# Back to feathers for good!



## GVDocHoliday (Sep 5, 2003)

Yep...back to feathers. 

Since I've been shooting my recurve almost exclusively the past 6 months, I figured I'd put some feathers on my compound arrows and give them a try to see how they work.

Well...took 15 grains off the back of the arrow and moved it up front by bumping the point weight to 125 grains. Went from 9% FOC to 12%.

For giggles figured I'd throw one of my original Magnus Snuffer 125's on and see how they shot after tuning.

Well...wasn't much tuning that had to be done. Those big bad 1 1/4" cutting diameter broadheads flew right with my field points to 50 yards. 

Now I'm pretty sure I could get those arrows tuned the same with blazers...but that would actually take a little more effort...and an arrow with feathers and those long snuffers on it just looks really bad-****.

For my recurve arrows, I get the 125 grain screw in magnus snuffers, take out the aluminum ferule and put them on a 100 grain ferule to attach to my carbons. Makes for a 200grain broadhead...now, my broadheads can pull double duty going back and forth just requiring me to swap out the steel ferule for the aluminum one.

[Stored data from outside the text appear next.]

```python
class FlatParams:

    @staticmethod
    def layout(shapes, decay_of, rank_of):
        names = list(shapes)
        depth = 1 + max([int(n.split(".")[1]) for n in names if n.startswith("blocks.")] or [0])
# ... 344 lines not shown
        ctx, lse2 = ops.attn_fwd(qa, ka, v, SCALE, bias_cols=J)
        pool_idx = None
        if blk.has_proj:
            skip = ops.gemm_nt(xn2d, f.w(pre + "proj.weight"), f.p(pre + "proj.bias"), hip.EPI_F32)
            skip = skip.view(B, N, Co)
        else:
            skip = x
        if blk.pools_q:
            skip, pool_idx = ops.maxpool_fwd(skip, thw, n_obj)
        dpa, dpm = ds if ds is not None else (None, None)
        x1 = ops.gemm_nt(ctx.view(B * Nq, Co), f.w(pre + "attn.proj.weight"), f.p(pre + "attn.proj.bias"),
                         hip.EPI_RESID, aux=skip.view(B * Nq, Co), row_scale=dpa, rows_per_sample=Nq)
        x1 = x1.view(B, Nq, Co)
        xn2, _, mean2, rstd2 = ops.layernorm_fwd(x1, f.p(pre + "norm2.weight"), f.p(pre + "norm2.bias"),
                                                 save_stats=save)
        act, dact = ops.gemm_nt(xn2.view(B * Nq, Co), f.w(pre + "mlp.fc1.weight"),
                                f.p(pre + "mlp.fc1.bias"), hip.EPI_GELU, save=save)
        x2 = ops.gemm_nt(act, f.w(pre + "mlp.fc2.weight"), f.p(pre + "mlp.fc2.bias"), hip.EPI_RESID,
                         aux=x1.view(B * Nq, Co), row_scale=dpm, rows_per_sample=Nq).view(B, Nq, Co)
        sv = None
        if save:
            sv = dict(x=x, thw=thw, q_thw=q_thw, k_thw=k_thw, mean1=mean1, rstd1=rstd1, xn=xn2d,
                      qkv=qkv, pools=pools, tabs=tabs, idx=idx, mats=mats, ctx=ctx, lse2=lse2,
                      pool_idx=pool_idx, x1=x1, mean2=mean2, rstd2=rstd2, xn2=xn2, act=act,
                      dact=dact, dpa=dpa, dpm=dpm, Nq=Nq)
        return x2, q_thw, sv

    def backward(self, st, dy, on_ready=None, ready_ranks=None):
        def ready(rank):
            if on_ready is not None:
                if ready_ranks is None or rank in ready_ranks:
                    ops.reduce_flush()
                    self._flush_tn()
                    self._join()
# ... 128 lines not shown
        return ops.gemm_nt(dy16, f.wt(wname), None, epilogue, out=out, aux=aux, accumulate=accumulate)

    def _block_bwd(self, blk, sv, dx2, dy, n_obj, below, red_begin=True, red_end=True, red_slot=0):
        f = self.flat
        pre = "blocks.%d." % blk.index
        B, Nq, Co = dx2.shape
        x = sv["x"]
        N, C, h = x.shape[1], x.shape[2], blk.heads
        M, Mq = B * N, B * Nq
        sq, skv = blk.stride_q[1], blk.stride_kv[1]
        thw, q_thw, k_thw = sv["thw"], sv["q_thw"], sv["k_thw"]
        self._red_slot = red_slot
        if red_begin:
            ops.reduce_defer(True)
        dy = dy.view(Mq, Co)
        dh = self._linear_bwd(dy, sv["act"], pre + "mlp.fc2.weight", pre + "mlp.fc2.bias", True,
                              epilogue=hip.EPI_DGELU, aux=sv["dact"])
        dxn2 = self._linear_bwd(dh, sv["xn2"].view(Mq, Co), pre + "mlp.fc1.weight",
                                pre + "mlp.fc1.bias", True, epilogue=hip.EPI_BF16)
        dx1, dy = ops.layernorm_bwd(dxn2, sv["x1"], f.p(pre + "norm2.weight"), sv["mean2"],
                                    sv["rstd2"], f.g(pre + "norm2.weight"), f.g(pre + "norm2.bias"),
                                    dres=dx2, want_bf16=True, row_scale=sv["dpa"], rows_per_sample=Nq,
                                    ws=self._rws("ln2"))
        dy = dy.view(Mq, Co)
        dctx = self._linear_bwd(dy, sv["ctx"].view(Mq, Co), pre + "attn.proj.weight",
                                pre + "attn.proj.bias", True, epilogue=hip.EPI_BF16)
        (qa, preq, mq, rq), (ka, prek, mk, rk), (v, prev, mv, rv) = sv["pools"]
        tabs, mats = sv["tabs"], sv["mats"]
        names = (pre + "attn.rel_pos_h", pre + "attn.rel_pos_w", pre + "attn.rel_pos_t")
        if all(m is None for m in mats):
            rcat_t, lpad, offs = f.rel_cat_t(pre)
        else:
            offs, lpad = rel_sections([t.shape[0] for t in tabs])
            rcat = torch.zeros((lpad, HD), device=self.dev, dtype=F32)
# ... 67 lines not shown
```

svit_amd/hip.py:

```python
import ctypes as C
import os

import torch

_HERE = os.path.dirname(os.path.abspath(__file__))
LIB_PATH = os.environ.get("SVIT_HIP_LIB") or os.path.join(_HERE, "lib", "libsvit_hip.so")
_lib = None

vp, i32, i64, f32 = C.c_void_p, C.c_int32, C.c_int64, C.c_float

EPI_BF16, EPI_GELU, EPI_RESID, EPI_F32, EPI_DGELU, EPI_RELQ = 0, 1, 2, 3, 4, 5


class TnProblem(C.Structure):
    _fields_ = [("A", vp), ("B", vp), ("dW", vp), ("dbias", vp), ("lda", i32), ("ldb", i32),
                ("lddw", i32), ("M", i32), ("N", i32), ("K", i32)]


class GemmArgs(C.Structure):
    _fields_ = [("A", vp), ("lda", i32), ("W", vp), ("ldw", i32), ("bias", vp), ("out", vp),
                ("ldo", i32), ("out2", vp), ("ldo2", i32), ("aux", vp), ("ldaux", i32),
                ("row_scale", vp), ("rows_per_sample", i32), ("M", i32), ("N", i32), ("K", i32),
                ("epilogue", i32), ("accumulate", i32), ("remap_L", i32), ("remap_N", i32),
                ("remap_off", i32), ("relq_map", vp), ("relq_out", vp), ("relq_ld", i32),
                ("relq_extra", i32), ("relq_rows", i32), ("relq_scale", f32)]


class PoolArgs(C.Structure):
    _fields_ = [("qkv", vp), ("which", i32), ("conv_w", vp), ("gamma", vp), ("beta", vp),
                ("out", vp), ("ld_out", i32), ("pre", vp), ("mean", vp), ("rstd", vp),
                ("B", i32), ("heads", i32), ("T", i32), ("H", i32), ("W", i32), ("n_obj", i32),
                ("stride_hw", i32), ("mode", i32), ("eps", f32), ("out_scale", f32),
                ("relq_R", vp), ("relq_map", vp), ("relq_lpad", i32), ("relq_scale", f32)]
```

Not only that...but could there be a better ground blind arrow to use for shoot through mess?

The lead of that arrow effortlessly slices through the netting leaving a big gaping hole for those feathers to follow through, and if the feathers do hit the netting, they just fold out of the way having no adverse effect on arrow trajectory. 

Only thing is, I am shooting index fletch to the inside, as if it was up or down, I was getting some serious rub-age on the facial hair. 

Now I'm not.

So yes, feathers have won me back after all these years and chances are I'll have no desire to ever want to change back...

...at least until I'm stuck out in a rain storm and my water treatment decides to fail on them. 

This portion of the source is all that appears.